Waste energy from power stations to heat homes

Waste heat from power stations and large industry could be used to heat family homes according to a team of scientists investigating the possibilities behind the scheme.

The Energy Technologies Institute announced today (November 29) it would carry out a six month £140,000 project to look at storing large quantities of waste power station heat underground for use later in homes and offices.

Heat is the biggest drain of energy in the UK, accounting for 44% of all the country’s power use creating a total heat use of about 800TWh a year, about the same as the total amount released by all power generation and industrial processes as waste.

Currently 84% of British homes are heated by gas, but it’s unlikely the UK will be able to meet its commitment to reduce CO2 emissions by 80% by 2050 if it continues to burn natural gas in individual homes and buildings.

The study, which is due to finish next summer, will investigate the cost effectiveness and practicalities of storing large quantities of heat for long periods to meet a ‘significant proportion’ of the UK’s winter demand.

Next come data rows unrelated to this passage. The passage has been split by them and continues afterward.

diff --git a/paint-with-words-sd_amd/csrc/pww_conv.hip b/paint-with-words-sd_amd/csrc/pww_conv.hip
--- a/paint-with-words-sd_amd/csrc/pww_conv.hip
+++ b/paint-with-words-sd_amd/csrc/pww_conv.hip
@@ -10,33 +10,11 @@
 __device__ __forceinline__ f32x4 mfma16(f16x8 a, f16x8 b, f32x4 c) { return __builtin_amdgcn_mfma_f32_16x16x32_f16(a, b, c, 0, 0, 0); }
 __device__ __forceinline__ f32x4 mfma16(bf16x8 a, bf16x8 b, f32x4 c) { return __builtin_amdgcn_mfma_f32_16x16x32_bf16(a, b, c, 0, 0, 0); }
 
-struct ConvCold {
-    const void *bias, *residual;
-    int nsplit, nslab;
-};
+#include "pww_conv_fold.h"
 
 __device__ __forceinline__ int xcd_remap(int orig, int nwg) {
     const int xcd = orig & 7, q = nwg >> 3, r = nwg & 7;
     return (xcd < r ? xcd * (q + 1) : r * (q + 1) + (xcd - r) * q) + (orig >> 3);
-}
-
-template <typename T>
-__device__ __forceinline__ void epilogue4(const f32x4 &a, const ConvCold &cold, T *y, long off, int n) {
-    typedef typename Vec<T>::v4 V4;
-    V4 o;
-#pragma unroll
-    for (int j = 0; j < 4; ++j) o[j] = (T)a[j];
-    if (cold.bias) {
-        const V4 b = *reinterpret_cast<const V4 *>(reinterpret_cast<const T *>(cold.bias) + n);
-#pragma unroll
-        for (int j = 0; j < 4; ++j) o[j] = (T)((float)o[j] + (float)b[j]);
-    }
-    if (cold.residual) {
-        const V4 r = *reinterpret_cast<const V4 *>(reinterpret_cast<const T *>(cold.residual) + off);
-#pragma unroll
-        for (int j = 0; j < 4; ++j) o[j] = (T)((float)r[j] + (float)o[j]);
-    }
-    *reinterpret_cast<V4 *>(y + off) = o;
 }
 
 template <typename T, int BN>
@@ -173,16 +151,6 @@
             else epilogue4<T>(acc[r][i], cold, reinterpret_cast<T *>(out), (long)m * N + n, n);
         }
     }
-}
-
-template <typename T>
-__global__ void __launch_bounds__(256) conv3x3_fold_kernel(const float *__restrict__ ws, T *__restrict__ y, long n4, int N, long MN, const ConvCold cold) {
-    const long q = (long)blockIdx.x * 256 + threadIdx.x;
-    if (q >= n4) return;
-    const long off = q * 4;
-    f32x4 a = *reinterpret_cast<const f32x4 *>(ws + off);
-    for (int s = 1; s < cold.nsplit; ++s) a += *reinterpret_cast<const f32x4 *>(ws + s * MN + off);
-    epilogue4<T>(a, cold, y, off, (int)(off % N));
 }
 
 struct ConvTune { int M, N, nslab, bn, nsplit; };
diff --git a/paint-with-words-sd_amd/csrc/pww_conv_fold.h b/paint-with-words-sd_amd/csrc/pww_conv_fold.h
--- /dev/null
+++ b/paint-with-words-sd_amd/csrc/pww_conv_fold.h
@@ -0,0 +1,35 @@
+#pragma once
+
+struct ConvCold {
+    const void *bias, *residual;
+    int nsplit, nslab;
+};
+
+template <typename T>
+__device__ __forceinline__ void epilogue4(const f32x4 &a, const ConvCold &cold, T *y, long off, int n) {
+    typedef typename Vec<T>::v4 V4;
+    V4 o;
+#pragma unroll
+    for (int j = 0; j < 4; ++j) o[j] = (T)a[j];
+    if (cold.bias) {
+        const V4 b = *reinterpret_cast<const V4 *>(reinterpret_cast<const T *>(cold.bias) + n);
+#pragma unroll
+        for (int j = 0; j < 4; ++j) o[j] = (T)((float)o[j] + (float)b[j]);
+    }
+    if (cold.residual) {
+        const V4 r = *reinterpret_cast<const V4 *>(reinterpret_cast<const T *>(cold.residual) + off);
+#pragma unroll
+        for (int j = 0; j < 4; ++j) o[j] = (T)((float)r[j] + (float)o[j]);
+    }
+    *reinterpret_cast<V4 *>(y + off) = o;
+}
+
+template <typename T>
+__global__ void __launch_bounds__(256) conv3x3_fold_kernel(const float *__restrict__ ws, T *__restrict__ y, long n4, int N, long MN, const ConvCold cold) {
+    const long q = (long)blockIdx.x * 256 + threadIdx.x;
+    if (q >= n4) return;
+    const long off = q * 4;
+    f32x4 a = *reinterpret_cast<const f32x4 *>(ws + off);
+    for (int s = 1; s < cold.nsplit; ++s) a += *reinterpret_cast<const f32x4 *>(ws + s * MN + off);
+    epilogue4<T>(a, cold, y, off, (int)(off % N));
+}
diff --git a/paint-with-words-sd_amd/csrc/pww_conv_rows.h b/paint-with-words-sd_amd/csrc/pww_conv_rows.h
--- /dev/null
+++ b/paint-with-words-sd_amd/csrc/pww_conv_rows.h
@@ -0,0 +1,161 @@
+#pragma once
+#include "pww_conv_fold.h"
+
+constexpr int CR_BM = 128, CR_THREADS = 256, CR_XROWS = CR_BM + 2;
+
+template <typename T, int BN>
+__global__ void __launch_bounds__(CR_THREADS, 2) conv3x3_rows_kernel(const T *__restrict__ x, const T *__restrict__ w, void *__restrict__ out, int M, int N,
+                                                                     int Cin, int H, int W, const ConvCold cold) {
+    typedef typename Vec<T>::v8 V8;
+    constexpr int BM = CR_BM, XL = BM * 8 / CR_THREADS + 1, WL = BN * 8 / CR_THREADS, RM = 4, RN = BN / 32;
+    constexpr int XIMG = CR_XROWS * 128, WBYTES = BN * 128;
+    __shared__ __attribute__((aligned(16))) char lds[2 * XIMG + 2 * WBYTES];
+
+    const int tid = threadIdx.x, lane = tid & 63, wave = tid >> 6, wm = wave >> 1, wn = wave & 1;
+    const int ntm = (M + BM - 1) / BM;
+    const int bid = xcd_remap(blockIdx.x, gridDim.x);
+    const bool split = cold.nsplit > 1;
+    const int tile = bid / cold.nsplit, ks = bid - tile * cold.nsplit;
+    const int tm = tile % ntm, tn = tile / ntm;
+    const int g_begin = (int)((long)ks * cold.nslab / cold.nsplit), g_end = (int)((long)(ks + 1) * cold.nslab / cold.nsplit);
+    const int K9 = 9 * Cin, HW = H * W, nblk = Cin >> 6;
+
+    const int c = tid & 7;
+    int pbase[XL], oy[XL];
+#pragma unroll
+    for (int i = 0; i < XL; ++i) {
+        const int q = i < XL - 1 ? (tid >> 3) + 32 * i : BM + ((tid >> 3) & 1);
+        const int mc = tm * BM - 1 + q;
+        const bool in = mc >= 0 && mc < M;
+        const int m = in ? mc : 0;
+        const int rem = m % HW;
+        pbase[i] = m;
+        oy[i] = in ? rem / W : -4;
+    }
+    const T *wrow = w + (long)(tn * BN + (tid >> 3)) * K9 + c * 8;
+    const int swz = ((c ^ ((tid >> 3) & 7)) << 4);
+    const int swz_halo = ((c ^ ((tid >> 3) & 1)) << 4);
+
+    const int fr = lane & 15, fq = lane >> 4;
+    unsigned edge_l = 0, edge_r = 0;
+#pragma unroll
+    for (int q = 0; q < RM; ++q) {
+        const int ox = (tm * BM + wm * 64 + q * 16 + fr) % W;
+        edge_l |= (unsigned)(ox == 0) << q;
+        edge_r |= (unsigned)(ox == W - 1) << q;
+    }
+
+    u32x4 xr[XL], wr[2][WL];
+    unsigned xok = 0;
+    int x_ky = g_begin / nblk, x_ci = (g_begin - x_ky * nblk) << 6;
+    int w_ky = x_ky, w_ci = x_ci, w_kx = 0;
+    auto load_x = [&]() {
+        xok = 0;
+#pragma unroll
+        for (int i = 0; i < XL; ++i) {
+            const bool ok = (unsigned)(oy[i] + x_ky - 1) < (unsigned)H;
+            const int pix = ok ? pbase[i] + (x_ky - 1) * W : pbase[i];
+            xr[i] = *reinterpret_cast<const u32x4 *>(x + (unsigned)(pix * Cin + x_ci + c * 8));
+            xok |= (unsigned)ok << i;
+        }
+        x_ci += 64;
+        if (x_ci == Cin) { x_ci = 0; ++x_ky; }
+    };
+    auto load_w = [&](int p) {
+        const T *src = wrow + (w_ky * 3 + w_kx) * Cin + w_ci;
+#pragma unroll
+        for (int j = 0; j < WL; ++j) wr[p][j] = *reinterpret_cast<const u32x4 *>(src + (long)(32 * j) * K9);
+        if (++w_kx == 3) {
+            w_kx = 0;
+            w_ci += 64;
+            if (w_ci == Cin) { w_ci = 0; ++w_ky; }
+        }
+    };
+    auto store_x = [&](int img) {
+        char *base = lds + img * XIMG;
+        const u32x4 z = {0u, 0u, 0u, 0u};
+#pragma unroll
+        for (int i = 0; i < XL; ++i) asm volatile("" : "+v"(xr[i]));
+#pragma unroll
+        for (int i = 0; i < XL - 1; ++i) *reinterpret_cast<u32x4 *>(base + ((tid >> 3) + 32 * i) * 128 + swz) = (xok >> i) & 1u ? xr[i] : z;
+        if (tid < 16) *reinterpret_cast<u32x4 *>(base + (BM + (tid >> 3)) * 128 + swz_halo) = (xok >> (XL - 1)) & 1u ? xr[XL - 1] : z;
+    };
+    auto store_w = [&](int p, int buf) {
+        char *base = lds + 2 * XIMG + buf * WBYTES;
+#pragma unroll
+        for (int j = 0; j < WL; ++j) *reinterpret_cast<u32x4 *>(base + ((tid >> 3) + 32 * j) * 128 + swz) = wr[p][j];
+    };
+
+    f32x4 acc[RN][RM];
+#pragma unroll
+    for (int r = 0; r < RN; ++r)
+#pragma unroll
+        for (int i = 0; i < RM; ++i) acc[r][i] = f32x4{0.f, 0.f, 0.f, 0.f};
+
+    auto compute = [&](int img, int buf, int kx) {
+        const char *bx = lds + img * XIMG, *bw = lds + 2 * XIMG + buf * WBYTES;
+#pragma unroll
+        for (int kk = 0; kk < 2; ++kk) {
+            V8 xf[RM], wf[RN];
+#pragma unroll
+            for (int q = 0; q < RM; ++q) {
+                const int row = wm * 64 + q * 16 + fr + kx;
+                xf[q] = *reinterpret_cast<const V8 *>(bx + row * 128 + (((kk * 4 + fq) ^ (row & 7)) << 4));
+                if (kx == 0) xf[q] = (edge_l >> q) & 1u ? zero8<V8>() : xf[q];
+                if (kx == 2) xf[q] = (edge_r >> q) & 1u ? zero8<V8>() : xf[q];
+            }
+#pragma unroll
+            for (int r = 0; r < RN; ++r) {
+                const int row = wn * (BN / 2) + r * 16 + fr;
+                wf[r] = *reinterpret_cast<const V8 *>(bw + row * 128 + (((kk * 4 + fq) ^ (row & 7)) << 4));
+            }
+#pragma unroll
+            for (int r = 0; r < RN; ++r)
+#pragma unroll
+                for (int q = 0; q < RM; ++q) acc[r][q] = mfma16(wf[r], xf[q], acc[r][q]);
+        }
+    };
+
+    const int G = g_end - g_begin;
+    load_x();
+    load_w(0);
+    load_w(1);
+    store_x(0);
+    store_w(0, 0);
+    __syncthreads();
+    int g = 0;
+    for (; g + 3 <= G; g += 2) {
+#pragma unroll
+        for (int d = 0; d < 6; ++d) {
+            load_w(d & 1);
+            if (d % 3 == 0) load_x();
+            compute((d / 3) & 1, d & 1, d % 3);
+            store_w((d + 1) & 1, (d + 1) & 1);
+            if (d % 3 == 2) store_x(((d / 3) + 1) & 1);
+            __syncthreads();
+        }
+    }
+#pragma unroll
+    for (int d = 0; d < 6; ++d) {
+        if (g + d / 3 < G) {
+            if (g + (d + 2) / 3 < G) load_w(d & 1);
+            if (d % 3 == 0 && g + d / 3 + 1 < G) load_x();
+            compute((d / 3) & 1, d & 1, d % 3);
+            if (g + (d + 1) / 3 < G) store_w((d + 1) & 1, (d + 1) & 1);
+            if (d % 3 == 2 && g + d / 3 + 1 < G) store_x(((d / 3) + 1) & 1);
+            __syncthreads();
+        }
+    }
+
+#pragma unroll
+    for (int i = 0; i < RM; ++i) {
+        const int m = tm * BM + wm * 64 + i * 16 + fr;
+        if (m >= M) continue;
+#pragma unroll
+        for (int r = 0; r < RN; ++r) {
+            const int n = tn * BN + wn * (BN / 2) + r * 16 + fq * 4;
+            if (split) *reinterpret_cast<f32x4 *>(reinterpret_cast<float *>(out) + ((long)ks * M + m) * N + n) = acc[r][i];
+            else epilogue4<T>(acc[r][i], cold, reinterpret_cast<T *>(out), (long)m * N + n, n);
+        }
+    }
+}
diff --git a/paint-with-words-sd_amd/csrc/pww_linear.hip b/paint-with-words-sd_amd/csrc/pww_linear.hip
--- a/paint-with-words-sd_amd/csrc/pww_linear.hip
+++ b/paint-with-words-sd_amd/csrc/pww_linear.hip
@@ -311,6 +311,97 @@
     return linear_launch<bf16>(p, d, x, w, bias, residual, y, workspace, stream);
 }
 
+namespace {
+
+#include "pww_conv_rows.h"
+
+struct RowsTune { int M, N, Cin, bn, nsplit; };
+constexpr RowsTune ROWS_TUNED[] = {
+    {8192, 320, 320, 64, 1}, {8192, 320, 640, 64, 2}, {8192, 320, 960, 64, 3},
+    {2048, 640, 320, 64, 3}, {2048, 640, 640, 128, 6}, {2048, 640, 960, 128, 6}, {2048, 640, 1280, 128, 6}, {2048, 640, 1920, 128, 6},
+    {512, 1280, 640, 128, 6}, {512, 1280, 1280, 128, 12}, {512, 1280, 1920, 128, 12}, {512, 1280, 2560, 128, 12},
+    {128, 1280, 1280, 64, 12}, {128, 1280, 2560, 64, 24},
+};
+
+struct RowsPlan {
+    int M, bn, nsplit, ngroups, ntiles;
+};
+
+bool plan_rows(const pww_linear_conv_desc_t *d, RowsPlan *p) {
+    if (!d || d->size < sizeof(pww_linear_conv_desc_t)) { set_error("conv3x3 rows: descriptor missing or older than this library (size %u)", d ? d->size : 0u); return false; }
+    if ((d->dtype != PWW_DTYPE_F16 && d->dtype != PWW_DTYPE_BF16) || d->B < 1 || d->Hin < 1 || d->Win < 1 || d->Cin < 64 || d->Cin % 64 != 0
+        || d->Cout < 64 || d->Cout % 64 != 0 || d->stride != 1 || d->upsample != 0 || d->Cin > 65536 || d->Cout > 65536) {
+        set_error("conv3x3 rows: unsupported (dtype %d B %d %dx%d Cin %d Cout %d stride %d upsample %d): stride 1 without upsample, Cin and Cout "
+                  "multiples of 64", d->dtype, d->B, d->Hin, d->Win, d->Cin, d->Cout, d->stride, d->upsample);
+        return false;
+    }
+    const long M = (long)d->B * d->Hin * d->Win;
+    if (M * d->Cin >= (1L << 31) || M * d->Cout >= (1L << 31)) { set_error("conv3x3 rows: tensor of 2^31 elements or more"); return false; }
+    p->M = (int)M;
+    p->ngroups = 3 * d->Cin / 64;
+    const RowsTune *tuned = nullptr;
+    for (const RowsTune &t : ROWS_TUNED)
+        if (t.M == p->M && t.N == d->Cout && t.Cin == d->Cin) tuned = &t;
+    p->bn = d->tile_n ? d->tile_n : tuned ? tuned->bn : (d->Cout % 128 == 0 ? 128 : 64);
+    if ((p->bn != 64 && p->bn != 128) || d->Cout % p->bn != 0) { set_error("conv3x3 rows: tile_n %d does not divide Cout %d", d->tile_n, d->Cout); return false; }
+    p->ntiles = (p->M + CR_BM - 1) / CR_BM * (d->Cout / p->bn);
+    int ns = d->splitk;
+    if (ns <= 0 && tuned && p->bn == tuned->bn) ns = tuned->nsplit;
+    if (ns <= 0) {
+        ns = (480 + p->ntiles / 2) / p->ntiles;
+        if (ns > p->ngroups / 3) ns = p->ngroups / 3;
+        if (ns < 1) ns = 1;
+    }
+    if (ns > p->ngroups || ns > 64) { set_error("conv3x3 rows: split %d exceeds the %d K groups (or 64)", ns, p->ngroups); return false; }
+    p->nsplit = ns;
+    return true;
+}
+
+template <typename T>
+int rows_launch(const RowsPlan &p, const pww_linear_conv_desc_t *d, const void *x, const void *w, const void *bias, const void *residual, void *y, void *ws,
+                hipStream_t stream) {
+    ConvCold cold{bias, residual, p.nsplit, p.ngroups};
+    const T *xt = static_cast<const T *>(x), *wt = static_cast<const T *>(w);
+    const int N = d->Cout;
+    const dim3 grid(p.ntiles * p.nsplit), block(CR_THREADS);
+    void *out = p.nsplit == 1 ? y : ws;
+    if (p.bn == 128) launch_timed(conv3x3_rows_kernel<T, 128>, grid, block, 0, stream, xt, wt, out, p.M, N, d->Cin, d->Hin, d->Win, cold);
+    else launch_timed(conv3x3_rows_kernel<T, 64>, grid, block, 0, stream, xt, wt, out, p.M, N, d->Cin, d->Hin, d->Win, cold);
+    if (p.nsplit == 1) return check_hip(hipGetLastError(), "conv3x3 rows launch");
+    const long MN = (long)p.M * N, n4 = MN / 4;
+    launch_timed(conv3x3_fold_kernel<T>, dim3((unsigned)((n4 + 255) / 256)), dim3(256), 0, stream, static_cast<const float *>(ws), static_cast<T *>(y), n4,
+                 N, MN, cold);
+    return check_hip(hipGetLastError(), "conv3x3 rows fold launch");
+}
+
+}
+
+size_t rows_workspace_bytes(const pww_linear_conv_desc_t *d) {
+    RowsPlan p;
+    if (!plan_rows(d, &p)) return 0;
+    return p.nsplit > 1 ? (size_t)p.nsplit * p.M * d->Cout * sizeof(float) : 0;
+}
+
+int rows_fwd(const void *x, const void *w, const void *bias, const void *residual, void *y, const pww_linear_conv_desc_t *d, void *workspace,
+             size_t workspace_bytes, hipStream_t stream) {
+    RowsPlan p;
+    if (!plan_rows(d, &p)) return PWW_ENOTSUP;
+    if (!x || !w || !y) { set_error("conv3x3 rows: x, w and y are required"); return PWW_EINVAL; }
+    if (!al16(x) || !al16(w) || !al16(y) || (reinterpret_cast<uintptr_t>(bias) & 7) || (reinterpret_cast<uintptr_t>(residual) & 7)) {
+        set_error("conv3x3 rows: x, w, y must be 16-byte aligned, bias and residual 8-byte aligned");
+        return PWW_EINVAL;
+    }
+    const size_t need = p.nsplit > 1 ? (size_t)p.nsplit * p.M * d->Cout * sizeof(float) : 0;
+    if (need && (!workspace || !al16(workspace) || workspace_bytes < need)) {
+        set_error("conv3x3 rows: split %d needs a 16-byte aligned workspace of %zu bytes (got %zu)", p.nsplit, need, workspace_bytes);
+        return PWW_EINVAL;
+    }
+    if (!arch_ok()) return PWW_ENOTSUP;
+    if (d->dtype == PWW_DTYPE_F16) return rows_launch<f16>(p, d, x, w, bias, residual, y, workspace, stream);
+    return rows_launch<bf16>(p, d, x, w, bias, residual, y, workspace, stream);
+}
+
+
 }
 
 PWW_LINEAR_API int pww_linear_version(void) { return PWW_LINEAR_VERSION; }
@@ -320,3 +411,8 @@
                                   void *workspace, size_t workspace_bytes, void *stream) {
     return pww::linear_fwd(x, w, bias, residual, y, desc, workspace, workspace_bytes, static_cast<hipStream_t>(stream));
 }
+PWW_LINEAR_API size_t pww_linear_conv3x3_workspace_bytes(const pww_linear_conv_desc_t *desc) { return pww::rows_workspace_bytes(desc); }
+PWW_LINEAR_API int pww_linear_conv3x3_fwd(const void *x, const void *w, const void *bias, const void *residual, void *y, const pww_linear_conv_desc_t *desc,
+                                          void *workspace, size_t workspace_bytes, void *stream) {
+    return pww::rows_fwd(x, w, bias, residual, y, desc, workspace, workspace_bytes, static_cast<hipStream_t>(stream));
+}
diff --git a/paint-with-words-sd_amd/pww_hip/_lib.py b/paint-with-words-sd_amd/pww_hip/_lib.py
--- a/paint-with-words-sd_amd/pww_hip/_lib.py
+++ b/paint-with-words-sd_amd/pww_hip/_lib.py
@@ -40,7 +40,8 @@
 SCOPE_HEAD, SCOPE_ROW = 1, 2
 
 
-LINEAR_EXPORTS = ("pww_linear_version", "pww_linear_last_error", "pww_linear_workspace_bytes", "pww_linear_fwd")
+LINEAR_EXPORTS = ("pww_linear_version", "pww_linear_last_error", "pww_linear_workspace_bytes", "pww_linear_fwd",
+                  "pww_linear_conv3x3_workspace_bytes", "pww_linear_conv3x3_fwd")
 LINEAR_MIN_VERSION = 100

ETI chief executive, Dr David Clarke, said: “Capturing even 10% of this waste heat would have a significant impact on the UK’s total carbon emissions and security of supply, helping reduce our need for large quantities of imported fuels in the winter months when prices are highest.

“Most industrial processes, especially electricity generation, produce large quantities of heat which is usually emitted as waste to our rivers, sea and air.

“One of the main obstacles for making use of this waste heat is that it is not available at the same time and place as the demand.

“However it is technically possible to store very large quantities of heat energy below ground in geological structures such as saline aquifers or disused mines.

“The heat could even be accumulated through the summer to be used during the winter.”

The ETI project will be led by consultants Buro Happold and will be supported by Cambridge University, the British Geological Survey and IF Technology Group.